_Exercise_. The lines wanted are those in the data below that include "nullptr".

- Opening Delimiter -

template <int HD, int QF, bool F16, bool PRE>
__device__ __forceinline__ void attn_body(const pst_attn_params& p, const int bidx, char* smem) {
  using C = AttnCfg<HD>;
  constexpr int NKK = HD / 32;
  constexpr int NHF = HD / 16;

  const int tid = threadIdx.x, lane = tid & 63;
  const int wave = __builtin_amdgcn_readfirstlane(tid >> 6);
  const int g = lane >> 4, l16 = lane & 15;

  const int qblocks = (p.Nq + 64 * QF - 1) / (64 * QF);
  const int nsplit = p.nsplit > 1 ? p.nsplit : 1;
  const int split = bidx % nsplit;
  const int bid = bidx / nsplit;
  const int qb = bid % qblocks, bh = bid / qblocks;
  const int h = bh % p.H, b = bh / p.H;

  const bf16_t* Qp = (const bf16_t*)p.Q + (int64_t)b * p.q_bs + (int64_t)h * p.q_hs;
  const bf16_t* Kp = (const bf16_t*)p.K + (int64_t)b * p.k_bs + (int64_t)h * p.k_hs;
  const bf16_t* Vp = (const bf16_t*)p.Vt + (int64_t)b * p.v_bs + (int64_t)h * p.v_hs;
  bf16_t* Op = (bf16_t*)p.O + (int64_t)b * p.o_bs + (int64_t)h * p.o_hs;
  const uint8_t* Mp = p.mask ? p.mask + (int64_t)b * p.m_bs : nullptr;

  const int q_wave0 = qb * (64 * QF) + wave * (16 * QF);
  bf16x8 qf[QF][NKK];
#pragma unroll
  for (int a = 0; a < QF; ++a) {
    const int q = min(q_wave0 + a * 16 + l16, p.Nq - 1);
#pragma unroll
    for (int kk = 0; kk < NKK; ++kk) qf[a][kk] = *(const bf16x8*)(Qp + (int64_t)q * p.q_rs + kk * 32 + g * 8);
  }

  constexpr int K_PER_THR = KT * C::KSLOTS / 256;
  constexpr int V_PER_THR = HD * 8 / 256;
  int k_key[K_PER_THR], k_chunk[K_PER_THR];
#pragma unroll
  for (int j = 0; j < K_PER_THR; ++j) {
    const int c = j * 256 + tid, row = c / C::KSLOTS, pos = c % C::KSLOTS;
    const int f = row >> 4, i = row & 15;
    k_key[j] = (f >> 1) * 32 + (i >> 2) * 8 + (f & 1) * 4 + (i & 3);
    k_chunk[j] = pos ^ C::kswz(row);
  }
  int v_row[V_PER_THR], v_chunk[V_PER_THR];
#pragma unroll
  for (int j = 0; j < V_PER_THR; ++j) {
    const int c = j * 256 + tid, row = c >> 3, pos = c & 7;
    v_row[j] = row;
    v_chunk[j] = pos ^ ((row >> 1) & 7);
  }

  uint32_t k_off[K_PER_THR], v_off[V_PER_THR];
#pragma unroll
  for (int j = 0; j < K_PER_THR; ++j) k_off[j] = (uint32_t)(k_key[j] * (int)p.k_rs + k_chunk[j] * 8) * 2u;
#pragma unroll
  for (int j = 0; j < V_PER_THR; ++j) v_off[j] = (uint32_t)(v_row[j] * (int)p.v_ds + v_chunk[j] * 8) * 2u;
  auto stage = [&](int kt, int buf) {
    const int k0 = kt * KT;
    char* kd = smem + buf * C::BUF + wave * 1024;
    char* vd = smem + buf * C::BUF + C::K_BYTES + wave * 1024;
    if (k0 + KT <= p.Nk) {
      const char* kbase = (const char*)Kp + (int64_t)k0 * p.k_rs * 2;
      const char* vbase = (const char*)Vp + (int64_t)k0 * 2;
#pragma unroll
      for (int j = 0; j < K_PER_THR; ++j)
        if (C::KSLOTS == C::KCHUNKS || k_chunk[j] < C::KCHUNKS) glds16(kbase + k_off[j], kd + j * 4096);
#pragma unroll
      for (int j = 0; j < V_PER_THR; ++j) glds16(vbase + v_off[j], vd + j * 4096);
      return;
    }
#pragma unroll
    for (int j = 0; j < K_PER_THR; ++j) {
      if (C::KSLOTS == C::KCHUNKS || k_chunk[j] < C::KCHUNKS) {
        const int key = min(k0 + k_key[j], p.Nk - 1);
        glds16(Kp + (int64_t)key * p.k_rs + k_chunk[j] * 8, kd + j * 4096);
      }
    }
#pragma unroll
    for (int j = 0; j < V_PER_THR; ++j) {
      const int kcol = k0 + v_chunk[j] * 8;
      const bf16_t* s = (kcol < p.Nk) ? Vp + (int64_t)v_row[j] * p.v_ds + kcol : (const bf16_t*)p.zeros;
      glds16(s, vd + j * 4096);
    }
  };

  f32x4 o[NHF][QF];
#pragma unroll
  for (int hf = 0; hf < NHF; ++hf)
#pragma unroll
    for (int a = 0; a < QF; ++a) o[hf][a] = f32x4{0.f, 0.f, 0.f, 0.f};
  f32x4 negm[QF];
  float m_run[QF], lsum[QF];
  float sum_lim[QF];
#pragma unroll
  for (int a = 0; a < QF; ++a) { m_run[a] = NEG; negm[a] = f32x4{0.f, 0.f, 0.f, 0.f}; lsum[a] = 0.f; sum_lim[a] = -1.0f; }
  bf16x8 ones;
  {
    union { bf16x8 v; uint32_t u[4]; } t;
    t.u[0] = t.u[1] = t.u[2] = t.u[3] = F16 ? 0x3c003c00u : 0x3f803f80u;
    ones = t.v;
    asm volatile("" : "+v"(ones));
  }

  const float c_exp = PRE ? 1.0f : p.scale * 1.4426950408889634f;
  const float lazy_thr = 8.0f / c_exp;
  const int tiles_all = (p.Nk + KT - 1) / KT;
  const int tps = (tiles_all + nsplit - 1) / nsplit;
  const int kt_begin = split * tps;
  const int ntiles = min(tiles_all, kt_begin + tps);
  if (kt_begin < ntiles) stage(kt_begin, 0);
  for (int kt = kt_begin; kt < ntiles; ++kt) {
#ifndef PST_ABL_NOSTAGE
    wait_vm0();
    __syncthreads();
    if (kt + 1 < ntiles) stage(kt + 1, (kt + 1 - kt_begin) & 1);
    const char* kb_ = smem + ((kt - kt_begin) & 1) * C::BUF;
#else
    if (kt == kt_begin) { wait_vm0(); __syncthreads(); }
    const char* kb_ = smem;
#endif
    const char* vb_ = kb_ + C::K_BYTES;
    const int k0 = kt * KT;
    if (q_wave0 >= p.Nq) continue;

    const bool tail = (k0 + KT > p.Nk);
    bool fast = !Mp && !tail && kt > kt_begin;
    bool trip[QF];
#pragma unroll
    for (int a = 0; a < QF; ++a) trip[a] = false;
    bf16x8 pb[QF][2];
    f32x4 tsum[QF];
    for (;;) {
      asm volatile("" ::: "memory");
      f32x4 s[4][QF];
#pragma unroll
      for (int f = 0; f < 4; ++f) {
#pragma unroll
        for (int a = 0; a < QF; ++a) s[f][a] = negm[a];
        const int row = f * 16 + l16;
#pragma unroll
        for (int kk = 0; kk < NKK; ++kk) {
          const int kc = kk * 4 + g;
          const bf16x8 kf = *(const bf16x8*)(kb_ + row * C::KPITCH + ((kc ^ C::kswz(row)) << 4));
#pragma unroll
          for (int a = 0; a < QF; ++a) s[f][a] = H16<F16>::mfma(kf, qf[a][kk], s[f][a]);
        }
      }

      if (!fast) {
        int k0c = k0;
        asm volatile("" : "+s"(k0c));
        float mx[QF];
#pragma unroll
        for (int a = 0; a < QF; ++a) {
          const int q = q_wave0 + a * 16 + l16;
          if (Mp || tail) {
            const uint8_t* mrow = Mp ? Mp + (int64_t)min(q, p.Nq - 1) * p.m_rs : nullptr;
#pragma unroll
            for (int f = 0; f < 4; ++f) {
              const int key = k0c + (f >> 1) * 32 + g * 8 + (f & 1) * 4;
              uint32_t mb = 0;
              if (mrow && key < p.Nk) mb = *(const uint32_t*)(mrow + key);
#pragma unroll
              for (int r = 0; r < 4; ++r)
                if (key + r >= p.Nk || ((mb >> (8 * r)) & 0xff)) s[f][a][r] = NEG;
            }
          }
          auto max3 = [](float x, float y, float z) { return fmaxf(fmaxf(x, y), z); };
          float m0 = max3(s[0][a][0], s[0][a][1], s[0][a][2]), m1 = max3(s[2][a][0], s[2][a][1], s[2][a][2]);
          m0 = max3(m0, s[0][a][3], s[1][a][0]); m1 = max3(m1, s[2][a][3], s[3][a][0]);
          m0 = max3(m0, s[1][a][1], s[1][a][2]); m1 = max3(m1, s[3][a][1], s[3][a][2]);
          mx[a] = fmaxf(max3(m0, m1, s[1][a][3]), s[3][a][3]);
        }
// ... 28 lines not shown
      }

#pragma unroll
      for (int a = 0; a < QF; ++a) {
        float pv[4][4];
#pragma unroll
        for (int f = 0; f < 4; ++f)
#pragma unroll
          for (int r = 0; r < 4; ++r) {
#ifndef PST_ABL_NOEXP
            pv[f][r] = __builtin_amdgcn_exp2f(PRE ? s[f][a][r] : s[f][a][r] * c_exp);
#else
            pv[f][r] = s[f][a][r];
#endif
          }
#pragma unroll
        for (int kb = 0; kb < 2; ++kb) {
          union { bf16x8 v; uint32_t u[4]; } pk;
          pk.u[0] = H16<F16>::pack(pv[2 * kb][0], pv[2 * kb][1]);
          pk.u[1] = H16<F16>::pack(pv[2 * kb][2], pv[2 * kb][3]);
          pk.u[2] = H16<F16>::pack(pv[2 * kb + 1][0], pv[2 * kb + 1][1]);
          pk.u[3] = H16<F16>::pack(pv[2 * kb + 1][2], pv[2 * kb + 1][3]);
          pb[a][kb] = pk.v;
        }
        tsum[a] = H16<F16>::mfma(ones, pb[a][0], f32x4{0.f, 0.f, 0.f, 0.f});
        tsum[a] = H16<F16>::mfma(ones, pb[a][1], tsum[a]);
      }
      if (!fast) break;
      uint64_t tripped = 0;
#pragma unroll
      for (int a = 0; a < QF; ++a) {
        trip[a] = !(tsum[a][0] <= sum_lim[a]);
        tripped |= __builtin_amdgcn_ballot_w64(trip[a]);
      }
      if (tripped == 0) break;
      fast = false;
    }

#pragma unroll
    for (int a = 0; a < QF; ++a) lsum[a] += tsum[a][0];
#pragma unroll
    for (int hf = 0; hf < NHF; ++hf) {
      const int row = hf * 16 + l16;
#pragma unroll
      for (int kb = 0; kb < 2; ++kb) {
        const int vc = kb * 4 + g;
        const bf16x8 vf = *(const bf16x8*)(vb_ + row * 128 + ((vc ^ ((row >> 1) & 7)) << 4));
#pragma unroll
        for (int a = 0; a < QF; ++a) o[hf][a] = H16<F16>::mfma(vf, pb[a][kb], o[hf][a]);
      }
    }
  }

  if (nsplit > 1) {
    float* ws_o = (float*)p.ws;
    const int64_t rows = (int64_t)p.B * p.H * p.Nq;
    float* ws_ml = ws_o + (int64_t)nsplit * rows * HD;
#pragma unroll
    for (int a = 0; a < QF; ++a) {
      const float l = lsum[a];
      const int q = q_wave0 + a * 16 + l16;
      if (q < p.Nq) {
        const int64_t row = ((int64_t)b * p.H + h) * p.Nq + q;
        float* dst = ws_o + ((int64_t)split * rows + row) * HD + 4 * g;
#pragma unroll
        for (int hf = 0; hf < NHF; ++hf) *(float4*)(dst + hf * 16) = make_float4(o[hf][a][0], o[hf][a][1], o[hf][a][2], o[hf][a][3]);
        if (g == 0) *(float2*)(ws_ml + ((int64_t)split * rows + row) * 2) = make_float2(m_run[a], l);
      }
    }
    return;
  }

#pragma unroll
  for (int a = 0; a < QF; ++a) {
    const float l = lsum[a];
    const float inv = l > 0.f ? 1.0f / l : 0.f;
    const int q = q_wave0 + a * 16 + l16;
    if (q < p.Nq) {
      bf16_t* dst = Op + (int64_t)q * p.o_rs + 4 * g;
#pragma unroll
      for (int hf = 0; hf < NHF; ++hf)
        *(uint2*)(dst + hf * 16) = make_uint2(H16<F16>::pack(o[hf][a][0] * inv, o[hf][a][1] * inv),
                                              H16<F16>::pack(o[hf][a][2] * inv, o[hf][a][3] * inv));
    }
  }
}

template <int HD, int QF, bool F16, bool PRE>
__global__ __launch_bounds__(256) void attn_kernel(const pst_attn_params p, const int xcd) {
  extern __shared__ __attribute__((aligned(16))) char smem[];
  attn_body<HD, QF, F16, PRE>(p, xcd ? xcd_remap((int)blockIdx.x, (int)gridDim.x) : (int)blockIdx.x, smem);
}

struct attn2_args {
  pst_attn_params p[2];
  int nblk0;
};
template <int HD, int QF, bool F16, bool PRE>
__global__ __launch_bounds__(256) void attn2_kernel(const attn2_args a, const int xcd) {
  extern __shared__ __attribute__((aligned(16))) char smem[];
  const int blk = xcd ? xcd_remap((int)blockIdx.x, (int)gridDim.x) : (int)blockIdx.x;
  const int which = blk >= a.nblk0 ? 1 : 0;
  attn_body<HD, QF, F16, PRE>(a.p[which], which ? blk - a.nblk0 : blk, smem);
}

__global__ void attn_combine_kernel(const pst_attn_params p, int hd) {
  const int64_t rows = (int64_t)p.B * p.H * p.Nq;
  const int per_row = hd / 4;
  const int64_t total = rows * per_row;
  const float c_exp = p.prescaled ? 1.0f : p.scale * 1.4426950408889634f;
  const float* ws_o = (const float*)p.ws;
  const float* ws_ml = ws_o + (int64_t)p.nsplit * rows * hd;
  for (int64_t i = blockIdx.x * (int64_t)blockDim.x + threadIdx.x; i < total; i += (int64_t)gridDim.x * blockDim.x) {
    const int64_t row = i / per_row;
    const int d = (int)(i - row * per_row) * 4;
    float m = NEG;
    for (int s = 0; s < p.nsplit; ++s) m = fmaxf(m, ws_ml[((int64_t)s * rows + row) * 2]);
    float l = 0.f, acc[4] = {0.f, 0.f, 0.f, 0.f};
    for (int s = 0; s < p.nsplit; ++s) {
      const float2 ml = *(const float2*)(ws_ml + ((int64_t)s * rows + row) * 2);
      const float wgt = __builtin_amdgcn_exp2f((ml.x - m) * c_exp);
      const float4 v = *(const float4*)(ws_o + ((int64_t)s * rows + row) * hd + d);
      l += ml.y * wgt;
      acc[0] += v.x * wgt; acc[1] += v.y * wgt; acc[2] += v.z * wgt; acc[3] += v.w * wgt;
    }
    const float inv = l > 0.f ? 1.0f / l : 0.f;
    const int q = (int)(row % p.Nq);
    const int bh = (int)(row / p.Nq), h = bh % p.H, b = bh / p.H;
    bf16_t* dst = (bf16_t*)p.O + (int64_t)b * p.o_bs + (int64_t)h * p.o_hs + (int64_t)q * p.o_rs + d;
    *(uint2*)dst = make_uint2(pack2(acc[0] * inv, acc[1] * inv, p.dtype16), pack2(acc[2] * inv, acc[3] * inv, p.dtype16));
  }
}

static int g_attn_xcd = 1;
int attn_xcd_order(int set) { const int prev = g_attn_xcd; if (set == 0 || set == 1) g_attn_xcd = set; return prev; }
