# ruihuang1124/CAFE-MPC

Hardware: AMD Instinct MI355X
Metric: DDP iterations/sec, Mini-Cheetah WB N=200, batch=4096; 1/2/4/8 GPU (higher is better)
Workload: dtype f64

## Files before the change

cafe-mpc_amd/csrc/sweep.hpp:

```cpp
#pragma once
#include <cstddef>
#include <limits>
#include <type_traits>
#include "hs_types.hpp"
#include "hs_mfma.hpp"

namespace hs {

constexpr int SW_NT = 256;
constexpr int SW_SET_WB = 0, SW_SET_HKD = 1;
constexpr int SW_N = 36;
constexpr int SW_PRE = 20;
#ifndef SW_UNROLL_N
#define SW_UNROLL_N 4
#endif
#define HS_STR_(x) #x
#define HS_UNROLL_N(n) _Pragma(HS_STR_(unroll n))
#ifndef SW_LDLT_NB
#define SW_LDLT_NB ((M <= 12 || sizeof(R) == 4) ? 2 : 1)
#endif
#ifndef SW_MINB
#define SW_MINB 2
#endif
#ifndef SW_LDLT_WDW
#define SW_LDLT_WDW 1
#endif
#ifndef SW_OVERLAP_LDLT
#define SW_OVERLAP_LDLT 1
#endif

template <int N, int M, int PY, class R = double> struct SweepLdsT {
    static constexpr int LDN = N + 1, LDM = (M > PY ? M : PY) + 1, PYd = PY > 0 ? PY : 1;
    static constexpr int AR = rec_arows(N), LDA = AR + 1, A0 = N - AR;
    R H[LDN * N], A[LDA * N], HA[LDN * N];
    R B[LDA * M], HB[LDN * M];
    R Qux[LDM * N];
    union { R K[LDM * N]; R lC[PY > 0 ? LDM * N : 1]; };
    R C[PY > 0 ? LDM * N : 1], D[PY > 0 ? LDM * M : 1];
    union { R LQ[LDM * M]; R lD[PY > 0 ? LDM * M : 1]; };
    R lyy[PY > 0 ? LDM * PY : 1], Quu[LDM * M];
    R G[N], Gn[N], Qx[N], Qu[M], dU[M], ly[PYd], def[N];
};
template <int N, int M, int PY, class R = double> struct LinLdsT {
    static constexpr int AR = rec_arows(N), A0 = N - AR;
    R A[2][AR * N], Q[2][N * N], B[2][AR * M], K[2][M * N], U[2][M * M], v[2][256];
    R dx[N], dxn[N], du[M];
};
struct SweepCtl { double dV1, dV2, xfer[SW_N]; unsigned long long t_last; int ok; };
constexpr size_t sw_max(size_t a, size_t b) { return a > b ? a : b; }
template <class R> constexpr size_t sweep_bytes_wb() { return sw_max(sw_max(sizeof(SweepLdsT<36, 12, 12, R>), sizeof(LinLdsT<36, 12, 12, R>)), sw_max(sizeof(SweepLdsT<12, 12, 0, R>), sizeof(LinLdsT<12, 12, 0, R>))); }
template <class R> constexpr size_t sweep_bytes_hkd() { return sw_max(sw_max(sizeof(SweepLdsT<24, 24, 0, R>), sizeof(LinLdsT<24, 24, 0, R>)), sw_max(sizeof(SweepLdsT<12, 12, 0, R>), sizeof(LinLdsT<12, 12, 0, R>))); }
template <class R, int SET> struct SweepLdsRaw { R raw[(SET == 0 ? sweep_bytes_wb<R>() : sweep_bytes_hkd<R>()) / sizeof(R)]; SweepCtl c; };
using SweepLds = SweepLdsRaw<double, 0>;
using SweepLdsHkd = SweepLdsRaw<double, 1>;
using SweepLds32 = SweepLdsRaw<float, 1>;

#define CM(M, i, j, ld) (M)[(i) + (ld) * (j)]

#if defined(SW_PROF) && !defined(HS_HOST_EMU)
__device__ unsigned long long g_sw_prof[48];
#define SW_STAMP(i) { if (blockIdx.x == 0 && threadIdx.x == 0) { unsigned long long t_ = clock64(); atomicAdd(&g_sw_prof[i], t_ - SWC.t_last); SWC.t_last = t_; } }
#define SW_STAMP0() { if (blockIdx.x == 0 && threadIdx.x == 0) SWC.t_last = clock64(); }
#define SW_WSTAMP(p) { if (blockIdx.x == 0 && (tid & 63) == 0) atomicAdd(&g_sw_prof[16 + 4 * (p) + (tid >> 6)], clock64() - SWC.t_last); }
#else
#define SW_WSTAMP(p)
#define SW_STAMP(i)
#define SW_STAMP0()
#endif

#ifdef HS_HOST_EMU
#define SW_PRE_DECL static R pre_all_[SW_NT][SW_PRE];
#define PRE(r) pre_all_[tid][r]
#else
#define SW_PRE_DECL R pre_[SW_PRE];
#define PRE(r) pre_[r]
#endif
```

- Closing Delimiter -

_Result of this exercise_.
  const uint8_t* Mp = p.mask ? p.mask + (int64_t)b * p.m_bs : nullptr;
            const uint8_t* mrow = Mp ? Mp + (int64_t)min(q, p.Nq - 1) * p.m_rs : nullptr;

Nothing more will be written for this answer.